カルテ上では、医師が「鼻閉あり」「鼻閉を認める」と記載することもあれば、電子カルテの選択項目で「鼻症状:鼻閉(+)」のようにチェックを入れることもあります。
現場では、単なる風邪だけでなく、アレルギー性鼻炎や副鼻腔炎、あるいは鼻中隔弯曲症などが原因で慢性的に鼻閉が続いている患者さんも珍しくありません。
医療・介護現場での実際の使われ方・例文
現場では、患者さんの不快感の訴えを拾い上げたり、食事や睡眠の質を確認したりする際にこの言葉が登場します。
具体的な会話例をいくつか挙げてみます。
- 「夜間の鼻閉が強くて眠れなかったようです。
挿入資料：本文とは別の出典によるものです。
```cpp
int td3_sync(td3_handle* h);
void* td3_stream(td3_handle* h);
int td3_profile_stages(td3_handle* h, rb_handle* rb, int batch, int actor_phase, float* ms,
                       int max_stages, int* n_stages);
const char* td3_stage_name(td3_handle* h, int i);
const char* td3_stage_kernel(td3_handle* h, int i);
int td3_time_stage(td3_handle* h, int stage, int iters, float* ms_mean);
int td3_probe_kernel(td3_handle* h, rb_handle* rb, int batch, const char* kernel, int steps, float* ms_total,
                     int* launches);
double td3_stage_flops(td3_handle* h, int i);
double td3_stage_bytes(td3_handle* h, int i);
int td3_debug_activation(td3_handle* h, int eval, int layer, float* out, int rows, int cols);
int td3_debug_plan_flags(const td3_handle* h, int* flags);

int td3_debug_act_fail(td3_handle* h, int n);

const char* td3_last_error(void);

#ifdef __cplusplus
}
#endif
#endif
```

td3_amd/_lib.py:

```python
from __future__ import annotations

import atexit
import ctypes as C
import os

_HERE = os.path.dirname(os.path.abspath(__file__))
LIB_PATH = os.path.join(_HERE, "libtd3hip.so")


class rb_info_t(C.Structure):
    _fields_ = [("state_dim", C.c_int), ("action_dim", C.c_int), ("record_floats", C.c_int),
                ("max_size", C.c_int64), ("ptr", C.c_int64), ("size", C.c_int64),
                ("data", C.c_void_p), ("device", C.c_int),
                ("n_particles", C.c_int), ("particle_dim", C.c_int)]


class td3_config(C.Structure):
    _fields_ = [("struct_size", C.c_int), ("state_dim", C.c_int), ("action_dim", C.c_int),
                ("actor_hidden", C.c_int * 3), ("critic_hidden", C.c_int * 3),
                ("norm", C.c_int), ("max_action", C.c_float),
                ("discount", C.c_double), ("tau", C.c_double), ("policy_noise", C.c_double),
                ("noise_clip", C.c_double), ("policy_freq", C.c_int),
                ("lr", C.c_double), ("beta1", C.c_double), ("beta2", C.c_double),
                ("eps", C.c_double), ("seed", C.c_uint64), ("device", C.c_int),
# ... 1 lines not shown
                ("particle_dim", C.c_int), ("cdq", C.c_int)]


class td3_step_stats(C.Structure):
    _fields_ = [("critic_loss", C.c_double), ("actor_loss", C.c_double), ("actor_step", C.c_int),
                ("y", C.c_void_p), ("q1", C.c_void_p), ("q2", C.c_void_p), ("idx", C.c_void_p),
                ("noise", C.c_void_p)]


class td3_explore(C.Structure):
    _fields_ = [("x", C.c_void_p), ("mu", C.c_float), ("theta", C.c_float), ("sigma", C.c_float),
                ("reset", C.c_void_p), ("seed", C.c_uint64), ("step", C.c_uint64),
                ("inject_z", C.c_void_p), ("z_out", C.c_void_p)]


_P = C.c_void_p
_F = C.POINTER(C.c_float)
_D = C.POINTER(C.c_double)
_I64 = C.POINTER(C.c_int64)
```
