+  CS_F32_REJECT_UNLESS(f32_inside_box(L, g.left, k1 ? g.top : g.et, g.right, k1 ? g.down : g.eb));
+  CS_F32_REJECT_IF(f32_short(L, H, bound));
+  CS_F32_REJECT_IF(f32_short(L, k1 ? c2 : c1, bound));
+  CS_F32_CHECKPOINT();
+  const P2F c3 = k1 ? L : H, c4 = k1 ? H : L;
+  FE x5;
+  CS_F32_REJECT_UNLESS(f32_hit_horizontal(vp3, c3, down, left, right, &x5));
+  const P2F c5{x5, FE{down, 0.0f}};
+  CS_F32_REJECT_IF(f32_short(c3, c5, bound));
+  CS_F32_CHECKPOINT();
+  const P2F c6 = f32_line_intersect(vp2, c5, vp3, c2);
+  CS_F32_REJECT_UNLESS(f32_inside_box(c6, g.el, g.et, g.er, g.eb));
+  CS_F32_REJECT_IF(f32_short(c6, c2, bound));
+  CS_F32_REJECT_IF(f32_short(c6, c5, bound));
+  CS_F32_CHECKPOINT();
+  const P2F c7 = f32_line_intersect(vp1, c6, vp3, c1);
+  CS_F32_REJECT_UNLESS(f32_inside_box(c7, g.el, g.et, g.er, g.eb));
+  CS_F32_REJECT_IF(f32_short(c7, c1, bound));
+  CS_F32_REJECT_IF(f32_short(c7, c6, bound));
+  CS_F32_CHECKPOINT();
+  const P2F c8 = f32_line_intersect(vp1, c5, vp2, c7);
+  CS_F32_REJECT_UNLESS(f32_inside_box(c8, g.el, g.et, g.er, g.eb));
+  CS_F32_REJECT_IF(f32_short(c8, c4, bound));
+  CS_F32_REJECT_IF(f32_short(c8, c5, bound));
+  CS_F32_REJECT_IF(f32_short(c8, c7, bound));
+  CS_F32_CHECKPOINT();
+#undef CS_F32_REJECT_IF
+#undef CS_F32_REJECT_UNLESS
+#undef CS_F32_CHECKPOINT
+  return pending ? (int)CS_CORNERS_UNSURE : vp1_pos;
+}
+
+}
diff --git a/cube_slam_wu_amd/csrc/detect_kernels.hip b/cube_slam_wu_amd/csrc/detect_kernels.hip
--- a/cube_slam_wu_amd/csrc/detect_kernels.hip
+++ b/cube_slam_wu_amd/csrc/detect_kernels.hip
@@ -7,6 +7,7 @@
 
 #include "../../include/cubeslam_hip.h"
 #include "detect_types.h"
+#include "cs_geom_f32.h"
 
 namespace cs {
 
@@ -292,6 +293,10 @@
   }
 }
 
+__device__ __attribute__((noinline)) int corners_exact_flag(const BoxGeom* g, const double* __restrict__ vp, double top_x, int cfg, double short_sq_bound) {
+  V2 c[8];
+  return build_corners(*g, v2(vp[0], vp[1]), v2(vp[2], vp[3]), v2(vp[4], vp[5]), top_x, cfg, short_sq_bound, c);
+}
 __device__ __forceinline__ int candidate_one(const DetectDeviceView& v, const SweepParams& sp, const JobDesc& jd, long long tid) {
   const unsigned k = (unsigned)(tid - jd.slot_off);
   const unsigned half = (unsigned)jd.RP * (unsigned)jd.Y * (unsigned)jd.T;
@@ -305,8 +310,13 @@
   int flag = 0;
   if (enabled) {
     const double* vp = v.vp + 6 * (long long)(jd.vp_off + (int)ryu);
-    V2 c[8];
-    flag = build_corners(jd.g, v2(vp[0], vp[1]), v2(vp[2], vp[3]), v2(vp[4], vp[5]), (double)v.top_x[jd.top_off + t], cfg, sp.short_sq_bound, c);
+    const double top_x = (double)v.top_x[jd.top_off + t];
+#ifdef CS_DIAG
+    flag = CS_CORNERS_UNSURE;
+#else
+    flag = corners_predecide(jd.g, v2(vp[0], vp[1]), v2(vp[2], vp[3]), v2(vp[4], vp[5]), top_x, cfg, sp.short_sq_bound);
+#endif
+    if (flag == CS_CORNERS_UNSURE) flag = corners_exact_flag(&jd.g, vp, top_x, cfg, sp.short_sq_bound);
   }
   v.flag[slot] = flag;
   return flag;
@@ -342,6 +352,8 @@
   const int j = blockIdx.x;
   if (j >= v.n_jobs) return;
   __shared__ unsigned char s_flag[CC_TRIP];
+  __shared__ unsigned short s_unsure[CC_TRIP];
+  __shared__ int s_n_unsure;
   __shared__ int wsum[4];
   const JobDesc& jd = v.jobs[j];
   const int tid = threadIdx.x, lane = tid & 63, wid = tid >> 6;
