#define POGS_AMD_MANY_MIN_DIM_MAX 512
#define POGS_AMD_MANY_MAX_DIM_MAX 16384
int PogsAmdSolveManyFn(int dtype, enum ORD ord, int k, size_t m, size_t n, const void *A, int mem,
                       const PogsAmdOptions *opt, const PogsAmdFn *f, const PogsAmdFn *g, const double *rho,
                       double abs_tol, double rel_tol, unsigned int max_iter, unsigned int verbose,
                       int adaptive_rho, int gap_stop, void *x, void *y, void *l, void *mu,
                       double *optval, unsigned int *final_iter, int *status);

int PogsAmdBeginRun(PogsAmdSolver *s,
                    const void *f_a, const void *f_b, const void *f_c, const void *f_d,
                    const void *f_e, const int *f_h,
                    const void *g_a, const void *g_b, const void *g_c, const void *g_d,
                    const void *g_e, const int *g_h,
                    double rho, double abs_tol, double rel_tol, unsigned int max_iter,
                    int adaptive_rho, int gap_stop);
int PogsAmdIterate(PogsAmdSolver *s, unsigned int iters, double *seconds,
                   unsigned int *solves_completed);

int PogsAmdSetWarmStart(PogsAmdSolver *s, const void *x0, const void *l0);

int PogsAmdGetStats(const PogsAmdSolver *s, PogsAmdStats *out);
int PogsAmdResetStats(PogsAmdSolver *s);
void PogsAmdDestroy(PogsAmdSolver *s);

const char *PogsAmdLastError(void);

typedef struct PogsAmdPoolInfo {
  unsigned long long mallocs;
  unsigned long long reuses;
  unsigned long long frees;
  double malloc_ms, free_ms;
  size_t cached_bytes;
  size_t live_bytes;
  size_t peak_cached_bytes;
} PogsAmdPoolInfo;
int PogsAmdPoolStats(int device, PogsAmdPoolInfo *out);
int PogsAmdPoolTrim(int device, size_t *freed_bytes);


int PogsAmdProxEval(int dtype, size_t n, const int *h, const void *a, const void *b,
                    const void *c, const void *d, const void *e, double rho,
                    const void *in, void *out);
int PogsAmdFuncEval(int dtype, size_t n, const int *h, const void *a, const void *b,
                    const void *c, const void *d, const void *e, const void *in,
                    double *out);
int PogsAmdProjSubgradEval(int dtype, size_t n, const int *h, const void *a, const void *b,
                           const void *c, const void *d, const void *e, const void *x_in,
                           const void *v_in, void *v_out);
int PogsAmdGetEquil(const PogsAmdSolver *s, void *A_eq, void *d, void *e, double *nrmA);
int PogsAmdProject(PogsAmdSolver *s, const void *x0, const void *y0, double tol,
                   void *x, void *y);
int PogsAmdMul(PogsAmdSolver *s, char trans, double alpha, const void *x, double beta,
               void *y);
int PogsAmdReadBandwidth(int device, size_t bytes, int reps, double *gb_per_s, int *pattern);
int PogsAmdWaveSumCheck(int dtype, size_t n, const void *in_host, void *alu_host, void *lds_host);
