diff --git a/rpo_amd/csrc/norm.hip b/rpo_amd/csrc/norm.hip
--- a/rpo_amd/csrc/norm.hip
+++ b/rpo_amd/csrc/norm.hip
@@ -141,6 +141,78 @@
                      unpack1<f16_t>((uint16_t)(u.y & 0xffffu)), unpack1<f16_t>((uint16_t)(u.y >> 16)));
 }
 
+template <typename TDY, int NV>
+__device__ __forceinline__ void ln_bwd_load(const TDY* __restrict__ dyr, const float* __restrict__ xr,
+                                            const float* __restrict__ gamma, int nv4, int lane, int splits,
+                                            int64_t split_stride, float4 (&v)[NV], float4 (&g)[NV]) {
+#pragma unroll
+  for (int i = 0; i < NV; ++i) {
+    const int c = lane + 64 * i;
+    v[i] = make_float4(0.f, 0.f, 0.f, 0.f);
+    g[i] = make_float4(0.f, 0.f, 0.f, 0.f);
+    if (c < nv4) {
+      v[i] = *reinterpret_cast<const float4*>(xr + 4 * c);
+      const float4 w = *reinterpret_cast<const float4*>(gamma + 4 * c);
+      float4 t = load4f<TDY>(dyr + 4 * c);
+      float4 ts[3];
+#pragma unroll
+      for (int sp = 1; sp < 4; ++sp) ts[sp - 1] = load4f<TDY>(dyr + (int64_t)min(sp, splits - 1) * split_stride + 4 * c);
+#pragma unroll
+      for (int sp = 1; sp < 4; ++sp) {
+        const float m = sp < splits ? 1.0f : 0.0f;
+        t.x = fmaf(m, ts[sp - 1].x, t.x); t.y = fmaf(m, ts[sp - 1].y, t.y);
+        t.z = fmaf(m, ts[sp - 1].z, t.z); t.w = fmaf(m, ts[sp - 1].w, t.w);
+      }
+      for (int sp = 4; sp < splits; ++sp) {
+        const float4 t2 = load4f<TDY>(dyr + (int64_t)sp * split_stride + 4 * c);
+        t.x += t2.x; t.y += t2.y; t.z += t2.z; t.w += t2.w;
+      }
+      g[i] = make_float4(t.x * w.x, t.y * w.y, t.z * w.z, t.w * w.w);
+    }
+  }
+}
+
+template <int NV, typename EMIT>
+__device__ __forceinline__ void ln_bwd_math(float4 (&v)[NV], const float4 (&g)[NV], const float4 (&rr)[NV], int nv4,
+                                            int lane, int d, float eps, EMIT&& emit) {
+  float s = 0.f;
+#pragma unroll
+  for (int i = 0; i < NV; ++i) s += (v[i].x + v[i].y) + (v[i].z + v[i].w);
+  const float mu = wave_sum(s) / (float)d;
+  float q = 0.f;
+#pragma unroll
+  for (int i = 0; i < NV; ++i) {
+    const int c = lane + 64 * i;
+    if (c < nv4) {
+      v[i].x -= mu; v[i].y -= mu; v[i].z -= mu; v[i].w -= mu;
+      q += (v[i].x * v[i].x + v[i].y * v[i].y) + (v[i].z * v[i].z + v[i].w * v[i].w);
+    }
+  }
+  const float rstd = rsqrtf(wave_sum(q) / (float)d + eps);
+  float sg = 0.f, sgx = 0.f;
+#pragma unroll
+  for (int i = 0; i < NV; ++i) {
+    const int c = lane + 64 * i;
+    if (c < nv4) {
+      v[i].x *= rstd; v[i].y *= rstd; v[i].z *= rstd; v[i].w *= rstd;
+      sg += (g[i].x + g[i].y) + (g[i].z + g[i].w);
+      sgx += (g[i].x * v[i].x + g[i].y * v[i].y) + (g[i].z * v[i].z + g[i].w * v[i].w);
+    }
+  }
+  const float mg = wave_sum(sg) / (float)d;
+  const float mgx = wave_sum(sgx) / (float)d;
+#pragma unroll
+  for (int i = 0; i < NV; ++i) {
+    const int c = lane + 64 * i;
+    if (c < nv4) {
+      float4 o = make_float4(rstd * (g[i].x - mg - v[i].x * mgx), rstd * (g[i].y - mg - v[i].y * mgx),
+                             rstd * (g[i].z - mg - v[i].z * mgx), rstd * (g[i].w - mg - v[i].w * mgx));
+      o.x += rr[i].x; o.y += rr[i].y; o.z += rr[i].z; o.w += rr[i].w;
+      emit(i, c, o);
+    }
+  }
+}
+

睡眠薬の調整が必要かもしれません」
- 「鼻閉による口呼吸が続いています。口腔内が乾燥しやすいため、こまめな含嗽(うがい)や保湿ケアをお願いします」
- 「食欲不振の訴えがありましたが、鼻閉による味覚障害や呼吸の苦しさが原因の可能性があります」
「鼻閉」の関連用語・現場での注意点
鼻閉に関連して覚えておきたいのが「鼻漏(びろう)」です。
鼻漏は「鼻水」のことで、鼻閉とセットで現れることが多い症状です。「鼻閉(+)、鼻漏(+)」のように、二つ合わせて状態を把握することが大切です。
注意点として、高齢者の鼻閉は「誤嚥」のリスク因子になり得ます。
鼻が詰まると口呼吸になるため、食事中に息を吸い込むタイミングが難しくなり、むせやすくなります。
また、電子カルテには「鼻閉の程度」まで細かく記載されていることは少ないため、巡視の際などに「鼻の通りはどうですか?」と直接確認し、必要があれば記録に残すことが、より良いケアへの第一歩となります。
まとめ:現場で役立つ「鼻閉」の知識
鼻閉について理解が深まりましたか?最後に、現場で大切なポイントをまとめます。
- 鼻閉とは鼻づまりのこと: 鼻腔の通りが悪く、空気が通りにくい状態。
- QOLへの影響大: 睡眠の質や食欲、口腔内の乾燥に直結する。
- 観察が重要: 高齢者は特に、口呼吸による誤嚥リスクや乾燥対策に注意を払う。
- 関連用語: 鼻水(鼻漏)とセットで観察する癖をつける。
「たかが鼻づまり」と思わず、患者さんの不快感を察知してケアにつなげる姿勢は、素晴らしい看護・介護の第一歩です。
日々の業務は大変だと思いますが、一つひとつの用語の意味を理解することで、患者さんへの見え方が必ず変わってきます。無理せず、頑張ってくださいね!